Энди не говорил больше ничего, пока не обработал обе руки. Потом он вздохнул, снова сел и стал что-то писать в блокноте.
— Я хочу, чтобы ты три раза в день нормально питался, Джуд, — сказал он, — плюс ел что-то из этого списка. Каждый день. Это в дополнение к обычной еде, ты понял? Иначе я позвоню твоей банде и заставлю их сидеть с тобой за завтраком, обедом и ужином и следить за тем, как ты поел. Ты этого хочешь? Не думаю. — Он вырвал листок из блокнота. — Вот, возьми. И ты явишься сюда на следующей неделе. Никаких отговорок.
Он посмотрел на список — СЭНДВИЧ С АРАХИСОВЫМ МАСЛОМ. СЭНДВИЧ С СЫРОМ. СЭНДВИЧ С АВОКАДО. 3 ЯЙЦА (С ЖЕЛТКАМИ!!!). БАНАНОВЫЙ СМУЗИ — и сунул его в карман брюк.
— И вот еще какая штука, — сказал Энди. — Когда ты проснешься среди ночи и захочешь порезаться, позвони мне вместо этого. Мне плевать, во сколько, позвони, хорошо?
Он кивнул.
— Я серьезно, Джуд.
— Прости, Энди, — сказал он.
— Ага, — сказал Энди. — Но ты не должен просить прощения. У меня-то уж точно нет.
— У Гарольда.
— Нет, — возразил Энди. — И у Гарольда тоже нет. Только у себя самого.
Он пошел домой и там жевал банан, пока банан не превратился в грязь во рту, и тогда он переоделся и продолжил мыть окна в гостиной, за которые взялся еще прошлым вечером. Он оттирал их, подвинув диван поближе, чтобы можно было встать на подлокотник, не обращал внимания на прострелы в спине, когда карабкался вверх и вниз и медленно таскал ведра грязно-серой воды в ванную. Когда он закончил уборку в гостиной и комнате Виллема, у него все болело так, что до ванной пришлось ползти, и там он, порезав себя, замер, держа руку над головой и завернувшись в напольный коврик. Когда зазвонил телефон, он приподнялся, тупо огляделся вокруг и со стоном потащился в спальню — на часах было три часа ночи, — где услышал в трубке раздраженный, но бодрый голос Энди.

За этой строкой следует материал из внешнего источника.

template <int WM, int WN, int NF, int ST = ST_F32, int X3 = 0>
__global__ __launch_bounds__(256) void k_gemm_dma(const GemmDmaParams p) {
  static_assert(WM * WN == 4, "4 waves per workgroup");
  static_assert(X3 == 0 || ST == ST_F32, "split products: fp32 storage");
  constexpr int BM = 32 * WM, BN = 32 * NF * WN, BK = 32;
  constexpr int EPW = ST == ST_F32 ? 1 : 2;
  constexpr int STAGE = (BM + BN) * BK;
  constexpr int NFILL = (BM + BN) / 32;
  __shared__ __attribute__((aligned(16))) float smem[2 * STAGE];
  const int tid = threadIdx.x, lane = tid & 63, li = lane & 31, lh = lane >> 5;
  const int wave = __builtin_amdgcn_readfirstlane(tid >> 6);
  const int wm = wave / WN, wn = wave % WN;
  const int m0 = blockIdx.x * BM, n0 = blockIdx.y * BN;
  const int z = blockIdx.z;
  const float* A = p.A + (size_t)z * p.sA / EPW;
  const float* B = p.B + (size_t)(p.modB ? z % p.modB : 0) * p.sB / EPW;
  f32x16 acc[NF];
  f32x16 acc_s[X3 == 2 ? NF : 1];
#pragma unroll
  for (int nf = 0; nf < NF; ++nf)
#pragma unroll
    for (int r = 0; r < 16; ++r) { acc[nf][r] = 0.f; if constexpr (X3 == 2) acc_s[nf][r] = 0.f; }
  const int nch = p.K / (BK * EPW);
  typedef __attribute__((address_space(3))) void lds_void;
  const uint32_t lds0 = (uint32_t)(size_t)(lds_void*)smem;
  const float* src[NFILL];
#pragma unroll
  for (int j = 0; j < NFILL; ++j) {
    const int trow = wave * 8 + 32 * j + (lane >> 3);
    const bool isA = 32 * j < BM;
    const int row = isA ? trow : trow - BM;
    const int ls = (lane & 7) ^ ((row >> 1) & 7);
    src[j] = isA ? A + (size_t)min(m0 + row, p.M - 1) * (p.lda / EPW) + ls * 4 : B + (size_t)min(n0 + row, p.N - 1) * (p.K / EPW) + ls * 4;
  }
  auto fill = [&](int st, int kc) {
#pragma unroll
    for (int j = 0; j < NFILL; ++j) {
      const uint32_t dst = lds0 + (uint32_t)(st * STAGE + (wave * 8 + 32 * j) * BK) * 4u;
      asm volatile("s_mov_b32 m0, %0\n\ts_nop 0\n\tglobal_load_lds_dwordx4 %1, off" ::"s"(dst), "v"(src[j] + kc) : "memory");
    }
  };
  fill(0, 0);
  for (int c = 0; c < nch; ++c) {
    const int st = c & 1;
    asm volatile("s_waitcnt vmcnt(0)\n\ts_waitcnt lgkmcnt(0)\n\ts_barrier" ::: "memory");
    if (c + 1 < nch) fill(st ^ 1, (c + 1) * BK);
    const float* sA = smem + st * STAGE;
    const float* sB = sA + BM * BK;
    if constexpr (X3 != 0) {
#pragma unroll
      for (int ks = 0; ks < BK / 16; ++ks) {
        const int s0 = ks * 4 + lh, s1 = s0 + 2;
        const int ra = wm * 32 + li;
        bf16x8 ah, am, al;
        split3_bf16(*reinterpret_cast<const float4*>(sA + ra * BK + (s0 ^ ((ra >> 1) & 7)) * 4),
                    *reinterpret_cast<const float4*>(sA + ra * BK + (s1 ^ ((ra >> 1) & 7)) * 4), ah, am, al);
#pragma unroll
        for (int nf = 0; nf < NF; ++nf) {
          const int rb = (wn * NF + nf) * 32 + li;
          bf16x8 bh, bm, bl;
          split3_bf16(*reinterpret_cast<const float4*>(sB + rb * BK + (s0 ^ ((rb >> 1) & 7)) * 4),
                      *reinterpret_cast<const float4*>(sB + rb * BK + (s1 ^ ((rb >> 1) & 7)) * 4), bh, bm, bl);
          f32x16& sm = X3 == 2 ? acc_s[nf] : acc[nf];
          sm = __builtin_amdgcn_mfma_f32_32x32x16_bf16(am, bm, sm, 0, 0, 0);
          sm = __builtin_amdgcn_mfma_f32_32x32x16_bf16(ah, bl, sm, 0, 0, 0);
          sm = __builtin_amdgcn_mfma_f32_32x32x16_bf16(al, bh, sm, 0, 0, 0);
          sm = __builtin_amdgcn_mfma_f32_32x32x16_bf16(ah, bm, sm, 0, 0, 0);
          sm = __builtin_amdgcn_mfma_f32_32x32x16_bf16(am, bh, sm, 0, 0, 0);
          acc[nf] = __builtin_amdgcn_mfma_f32_32x32x16_bf16(ah, bh, acc[nf], 0, 0, 0);
        }
      }
      continue;
    }
#pragma unroll
    for (int kb = 0; kb < BK / 8; ++kb) {
      const int slot = kb * 2 + lh;
      const int ra = wm * 32 + li;
      const float4 a = *reinterpret_cast<const float4*>(sA + ra * BK + (slot ^ ((ra >> 1) & 7)) * 4);
      float4 b[NF];
#pragma unroll
      for (int nf = 0; nf < NF; ++nf) {
        const int rb = (wn * NF + nf) * 32 + li;
        b[nf] = *reinterpret_cast<const float4*>(sB + rb * BK + (slot ^ ((rb >> 1) & 7)) * 4);
      }
#pragma unroll
      for (int nf = 0; nf < NF; ++nf) {
        if constexpr (ST == ST_F32) {
          acc[nf] = __builtin_amdgcn_mfma_f32_32x32x2f32(a.x, b[nf].x, acc[nf], 0, 0, 0);
          acc[nf] = __builtin_amdgcn_mfma_f32_32x32x2f32(a.y, b[nf].y, acc[nf], 0, 0, 0);
          acc[nf] = __builtin_amdgcn_mfma_f32_32x32x2f32(a.z, b[nf].z, acc[nf], 0, 0, 0);
          acc[nf] = __builtin_amdgcn_mfma_f32_32x32x2f32(a.w, b[nf].w, acc[nf], 0, 0, 0);
        } else if constexpr (ST == ST_F16) {
          acc[nf] = __builtin_amdgcn_mfma_f32_32x32x16_f16(*reinterpret_cast<const f16x8*>(&a), *reinterpret_cast<const f16x8*>(&b[nf]), acc[nf], 0, 0, 0);
        } else {
          acc[nf] = __builtin_amdgcn_mfma_f32_32x32x16_bf16(*reinterpret_cast<const bf16x8*>(&a), *reinterpret_cast<const bf16x8*>(&b[nf]), acc[nf], 0, 0, 0);
        }
      }
    }
  }
  float* C = p.C + (size_t)z * p.sC;
#pragma unroll
  for (int nf = 0; nf < NF; ++nf) {
    const int col = n0 + (wn * NF + nf) * 32 + li;
#pragma unroll
    for (int r = 0; r < 16; ++r) {
      const int row = m0 + wm * 32 + (r & 3) + 8 * (r >> 2) + 4 * lh;
      float v = acc[nf][r];
      if constexpr (X3 == 2) v += acc_s[nf][r];
      if (row < p.M && col < p.N) C[(size_t)row * p.ldc + col] = v;
    }
  }
}

struct FinalizeParams {
  const double* part;
  int tiles, Cs, C;
// ... 106 lines not shown
      const int oy = pix / p.Wout, ox = pix % p.Wout;
      const size_t rpix = p.res_ups ? ((size_t)n * (p.Hout >> 1) + (oy >> 1)) * (p.Wout >> 1) + (ox >> 1) : (size_t)n * npix + pix;
#pragma unroll
      for (int e = 0; e < 4; ++e) rres[k][e] = ld_act<ST>(p.res, rpix * p.resC + min(c4 * 4 + e, p.resC - 1));
    }
  }
  float vals[4][4];
#pragma unroll
  for (int k = 0; k < 4; ++k) {
    const int pix = blockIdx.x * ppb + k * slots + slot;
    const float4 a = acc4[k];
    const float v[4] = {a.x + bv.x, a.y + bv.y, a.z + bv.z, a.w + bv.w};
#pragma unroll
    for (int e = 0; e < 4; ++e) {
      float t = v[e];
      if (p.res) t += rres[k][e];
      t = apply_act(t, p.act);
      if constexpr (ST != ST_F32) t = round16<ST>(t);
      vals[k][e] = (pix < npix && c4 * 4 + e < p.Cout) ? t : 0.f;
    }
#pragma unroll
    for (int e = 0; e < 4; ++e) { s1[e] += (double)vals[k][e]; s2[e] += (double)vals[k][e] * (double)vals[k][e]; }
  }
#pragma unroll
  for (int k = 0; k < 4; ++k) {
    const int pix = blockIdx.x * ppb + k * slots + slot;
    if (pix < npix) {
      const size_t opix = (size_t)n * npix + pix;
#pragma unroll
      for (int e = 0; e < 4; ++e)
        if (c4 * 4 + e < p.Cout) st_act<ST>(p.y, opix * p.yC + p.yoff + c4 * 4 + e, vals[k][e]);
    }
  }
  if (p.stat_part) {
#pragma unroll
    for (int e = 0; e < 4; ++e) { red[0][threadIdx.x][e] = s1[e]; red[1][threadIdx.x][e] = s2[e]; }
    __syncthreads();
    for (int c = threadIdx.x; c < p.CoutPad; c += 256) {
      const int g = c / 4, e = c % 4;
      double a1 = 0.0, a2 = 0.0;
      for (int s = 0; s < slots; ++s) { a1 += red[0][s * c4n + g][e]; a2 += red[1][s * c4n + g][e]; }
      double* dst = p.stat_part + (((size_t)n * p.blocks + blockIdx.x) * 2) * p.CoutPad;
      dst[c] = a1;
      dst[p.CoutPad + c] = a2;
    }
  }
}

struct StatSrc {
  const double* part;
  int tiles, Cs;
  float inv_count;
  const float* gamma;
  const float* beta;
};

__device__ __forceinline__ void block_stats_64(const StatSrc& s, int n, int c0, int nch, double* red ,
                                               float* s_sc, float* s_sh) {
  const int j = threadIdx.x & 63, q = threadIdx.x >> 6;
  double a1 = 0.0, a2 = 0.0;
  if (j < nch) stats_from_partials(s.part + (size_t)n * s.tiles * 2 * s.Cs, s.tiles, s.Cs, c0 + j, q, 4, a1, a2);
  red[(q * 64 + j) * 2] = a1; red[(q * 64 + j) * 2 + 1] = a2;
  __syncthreads();
  if (q == 0 && j < nch) {
    double t1 = 0.0, t2 = 0.0;
#pragma unroll
    for (int k = 0; k < 4; ++k) { t1 += red[(k * 64 + j) * 2]; t2 += red[(k * 64 + j) * 2 + 1]; }
    float sc, sh;
    scale_shift_of(t1, t2, s.inv_count, s.gamma ? s.gamma[c0 + j] : 1.f, s.beta ? s.beta[c0 + j] : 0.f, sc, sh);
    s_sc[j] = sc; s_sh[j] = sh;
  }
  __syncthreads();
}

enum { WSRC_PLAIN = 0, WSRC_SPADE = 1, WSRC_JOIN = 2 };
struct WinoInParams {
  const float* x; int H, W, xC, Cin;
  const float* pro_scale; const float* pro_shift; int pro_ld, pro_lrelu;
  StatSrc st;
  float* v; int tilesY, tilesX;
  int nslices, ublocks;
  int x_ups; const float* slab; int slab_ld, col0; const float* sbias;
  const float* x2; const float* xres; float* o; const float* pro2_scale; const float* pro2_shift; StatSrc st2;
};

__device__ __forceinline__ float spade_mod1(float x, float sc, float sh, float g, float bg, float b, float bb) {
  return fmaf(fmaf(x, sc, sh), 1.f + (g + bg), b + bb);
}

template <int MODE> struct WinoConsts { float4 sc, sh, bg, bb, sc2, sh2; bool aff; };
template <int MODE> struct WinoRaw { float4 a, b, c; };

template <int MODE>
__device__ __forceinline__ void wino_in_consts(const WinoInParams& p, int n, int slice, int c4, bool cok, double* red, float* s_sc,
                                               float* s_sh, WinoConsts<MODE>& k) {
  k.sc = make_float4(1.f, 1.f, 1.f, 1.f); k.sh = make_float4(0.f, 0.f, 0.f, 0.f);
  k.aff = false;
  const int l = (threadIdx.x & 15) * 4;
  if (p.st.part) {
    block_stats_64(p.st, n, slice * 64, min(64, p.Cin - slice * 64), red, s_sc, s_sh);
    k.sc = make_float4(s_sc[l], s_sc[l + 1], s_sc[l + 2], s_sc[l + 3]);
    k.sh = make_float4(s_sh[l], s_sh[l + 1], s_sh[l + 2], s_sh[l + 3]);
    k.aff = true;
  } else if (p.pro_scale && cok) {
    k.sc = *reinterpret_cast<const float4*>(p.pro_scale + (size_t)n * p.pro_ld + c4 * 4);
    k.sh = *reinterpret_cast<const float4*>(p.pro_shift + (size_t)n * p.pro_ld + c4 * 4);
    k.aff = true;
  }
  if constexpr (MODE == WSRC_SPADE) {
    const int v = c4 * 4, colg = (v / 32) * 64 + (v % 32);
    k.bg = cok ? *reinterpret_cast<const float4*>(p.sbias + colg) : k.sh;
    k.bb = cok ? *reinterpret_cast<const float4*>(p.sbias + colg + 32) : k.sh;
  }
  if constexpr (MODE == WSRC_JOIN) {
    k.sc2 = make_float4(1.f, 1.f, 1.f, 1.f); k.sh2 = make_float4(0.f, 0.f, 0.f, 0.f);
    if (p.x2) {
      if (p.st2.part) {
        __syncthreads();
        block_stats_64(p.st2, n, slice * 64, min(64, p.Cin - slice * 64), red, s_sc, s_sh);
        k.sc2 = make_float4(s_sc[l], s_sc[l + 1], s_sc[l + 2], s_sc[l + 3]);
        k.sh2 = make_float4(s_sh[l], s_sh[l + 1], s_sh[l + 2], s_sh[l + 3]);
      } else if (cok) {
        k.sc2 = *reinterpret_cast<const float4*>(p.pro2_scale + (size_t)n * p.pro_ld + c4 * 4);
        k.sh2 = *reinterpret_cast<const float4*>(p.pro2_shift + (size_t)n * p.pro_ld + c4 * 4);
      }
    }
  }
}

template <int MODE>
__device__ __forceinline__ void wino_fetch(const WinoInParams& p, int n, int cy, int cx, int c4, WinoRaw<MODE>& r) {
  if constexpr (MODE == WSRC_SPADE) {
    const int Hs = p.x_ups ? p.H >> 1 : p.H, Ws = p.x_ups ? p.W >> 1 : p.W;
    const int sy = p.x_ups ? cy >> 1 : cy, sx = p.x_ups ? cx >> 1 : cx;
    r.a = *reinterpret_cast<const float4*>(p.x + (((size_t)n * Hs + sy) * Ws + sx) * p.xC + c4 * 4);
    const int v = c4 * 4, colg = (v / 32) * 64 + (v % 32);
    const float* sl = p.slab + (((size_t)n * p.H + cy) * p.W + cx) * p.slab_ld + p.col0 + colg;
    r.b = *reinterpret_cast<const float4*>(sl);
    r.c = *reinterpret_cast<const float4*>(sl + 32);
  } else {
    const size_t e = (((size_t)n * p.H + cy) * p.W + cx) * p.xC + c4 * 4;
    r.a = *reinterpret_cast<const float4*>(p.x + e);
    if constexpr (MODE == WSRC_JOIN) r.b = *reinterpret_cast<const float4*>((p.x2 ? p.x2 : p.xres) + e);
  }
}

template <int MODE>
__device__ __forceinline__ float4 wino_value(const WinoInParams& p, const WinoConsts<MODE>& k, const WinoRaw<MODE>& r) {
  float4 w = r.a;
  if constexpr (MODE == WSRC_SPADE) {
    w = make_float4(spade_mod1(r.a.x, k.sc.x, k.sh.x, r.b.x, k.bg.x, r.c.x, k.bb.x), spade_mod1(r.a.y, k.sc.y, k.sh.y, r.b.y, k.bg.y, r.c.y, k.bb.y),
                    spade_mod1(r.a.z, k.sc.z, k.sh.z, r.b.z, k.bg.z, r.c.z, k.bb.z), spade_mod1(r.a.w, k.sc.w, k.sh.w, r.b.w, k.bg.w, r.c.w, k.bb.w));
    if (p.pro_lrelu) w = lrelu4(w);
  } else if constexpr (MODE == WSRC_JOIN) {
    w = make_float4(w.x * k.sc.x + k.sh.x, w.y * k.sc.y + k.sh.y, w.z * k.sc.z + k.sh.z, w.w * k.sc.w + k.sh.w);
    if (p.x2) { w.x += r.b.x * k.sc2.x + k.sh2.x; w.y += r.b.y * k.sc2.y + k.sh2.y; w.z += r.b.z * k.sc2.z + k.sh2.z; w.w += r.b.w * k.sc2.w + k.sh2.w; }
    else { w.x += r.b.x; w.y += r.b.y; w.z += r.b.z; w.w += r.b.w; }
  } else {
    if (k.aff) w = make_float4(w.x * k.sc.x + k.sh.x, w.y * k.sc.y + k.sh.y, w.z * k.sc.z + k.sh.z, w.w * k.sc.w + k.sh.w);
    if (p.pro_lrelu) w = lrelu4(w);
  }
  return w;
}

#define RIB_F4_SUB(a, b) make_float4((a).x - (b).x, (a).y - (b).y, (a).z - (b).z, (a).w - (b).w)
#define RIB_F4_ADD(a, b) make_float4((a).x + (b).x, (a).y + (b).y, (a).z + (b).z, (a).w + (b).w)

template <int MODE>
__global__ __launch_bounds__(256) void k_wino_in(const WinoInParams p) {
  __shared__ double red[4 * 64 * 2];
  __shared__ float s_sc[64], s_sh[64];
  const int c4n = p.Cin / 4;
  const int n = blockIdx.y;
  const int slice = blockIdx.x % p.nslices, ub = blockIdx.x / p.nslices;
  const int c4 = slice * 16 + (threadIdx.x & 15);
  const bool cok = c4 < c4n;
  const int ntiles = p.tilesY * p.tilesX;
  WinoConsts<MODE> kc;
  wino_in_consts<MODE>(p, n, slice, c4, cok, red, s_sc, s_sh, kc);
  if (!cok) return;
  for (int u = ub * 16 + (threadIdx.x >> 4); u < ntiles * 4; u += p.ublocks * 16) {
    const int r = u & 3, tile = u >> 2;
    const int ty = tile / p.tilesX, tx = tile % p.tilesX;
    const int ia = r == 0 ? 0 : (r == 2 ? 2 : 1), ib = r == 0 ? 2 : (r == 1 ? 2 : (r == 2 ? 1 : 3));
    const float sg = r == 1 ? 1.f : -1.f;
    WinoRaw<MODE> d[2][4];
#pragma unroll
    for (int a = 0; a < 2; ++a)
#pragma unroll
      for (int q = 0; q < 4; ++q) {
        const int iy = 2 * ty - 1 + (a ? ib : ia), ix = 2 * tx - 1 + q;
        wino_fetch<MODE>(p, n, min(max(iy, 0), p.H - 1), min(max(ix, 0), p.W - 1), c4, d[a][q]);
      }
    float4 t[4];
#pragma unroll
    for (int q = 0; q < 4; ++q) {
      float4 v[2];
#pragma unroll
      for (int a = 0; a < 2; ++a) {
        const int iy = 2 * ty - 1 + (a ? ib : ia), ix = 2 * tx - 1 + q;
        const bool inb = iy >= 0 && iy < p.H && ix >= 0 && ix < p.W;
        float4 w = wino_value<MODE>(p, kc, d[a][q]);
        if constexpr (MODE == WSRC_JOIN) {
          if (r == 1 && (q == 1 || q == 2) && inb) *reinterpret_cast<float4*>(p.o + (((size_t)n * p.H + iy) * p.W + ix) * p.xC + c4 * 4) = w;
        }
        if (!inb) w = make_float4(0.f, 0.f, 0.f, 0.f);
        v[a] = w;
      }
      t[q] = make_float4(v[0].x + sg * v[1].x, v[0].y + sg * v[1].y, v[0].z + sg * v[1].z, v[0].w + sg * v[1].w);
    }
    const size_t plane = (size_t)ntiles * p.Cin;
    float* vb = p.v + (size_t)n * 16 * plane + (size_t)tile * p.Cin + c4 * 4;
    *reinterpret_cast<float4*>(vb + (size_t)(r * 4 + 0) * plane) = RIB_F4_SUB(t[0], t[2]);
    *reinterpret_cast<float4*>(vb + (size_t)(r * 4 + 1) * plane) = RIB_F4_ADD(t[1], t[2]);
    *reinterpret_cast<float4*>(vb + (size_t)(r * 4 + 2) * plane) = RIB_F4_SUB(t[2], t[1]);
    *reinterpret_cast<float4*>(vb + (size_t)(r * 4 + 3) * plane) = RIB_F4_SUB(t[1], t[3]);
  }
}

— Я опоздал, — догадался Энди.
Он ничего не ответил.
— Джуд, послушай, — сказал Энди, — если ты не прекратишь, мне придется тебя сдать в больницу. И я позвоню Гарольду и объясню ему, в чем дело. Можешь не сомневаться. И потом — ты не устал от этого, Джуд? Ты не должен это делать с собой. Не должен.
Он не знал, в чем было дело — может быть, просто в том, как спокоен был голос Энди, как четко он сформулировал свое обещание, не оставляя сомнений, что шутки кончились (а раньше было не так), или, может быть, он просто понял, что действительно устал, так устал, что наконец-то готов подчиниться приказу, — но в течение следующей недели он делал что было велено. Он ел по расписанию, хотя еда по каким-то странным алхимическим законам превращалась в грязь, в требуху: он заставлял себя жевать и глотать, жевать и глотать. Порции были невелики, но он ел. Энди звонил каждую ночь, в полночь, а Виллем каждое утро в шесть (у него не хватало духу спросить, позвонил ли Энди Виллему, а Виллем сам не говорил). Время между звонками было самым тяжелым, и хотя он не мог полностью отказаться от бритвы, он ставил себе ограничения: два пореза, и все. Без лезвий его тянуло к более ранним способам наказания — прежде чем его научили резать себя, он одно время бился о стену возле комнаты мотеля, где они жили с братом Лукой, бился снова и снова, пока не опускался, обессиленный, на пол, и левый бок у него был постоянно сине-пурпурно-коричневым от синяков. Теперь он так не делал, но помнил это ощущение, помнил освобождающий удар тела о стену, жутковатое удовольствие от столкновения с чем-то столь неподвижным.
В пятницу он пошел к Энди, который его не похвалил (он не поправился), но и нотации читать не стал (он не похудел), а на следующий день вылетел в Бостон. Он никому не сказал, что едет, даже Гарольду. Он знал, что Джулия на конференции в Коста-Рике; знал, что Гарольд будет дома.
Шесть лет назад Джулия дала ему ключи — тогда он должен был приехать на День благодарения, а они оба были заняты на кафедральных заседаниях, — поэтому он сам вошел в дом, налил себе воды и уставился на сад позади дома, стоя со стаканом в руке. Еще не было двенадцати, Гарольд в это время играл в теннис, поэтому он отправился в гостиную, чтобы подождать там, но уснул, а проснулся оттого, что Гарольд тряс его за плечо и настойчиво звал.
— Гарольд, — сказал он, выпрямляясь. — Прости, прости. Мне следовало позвонить.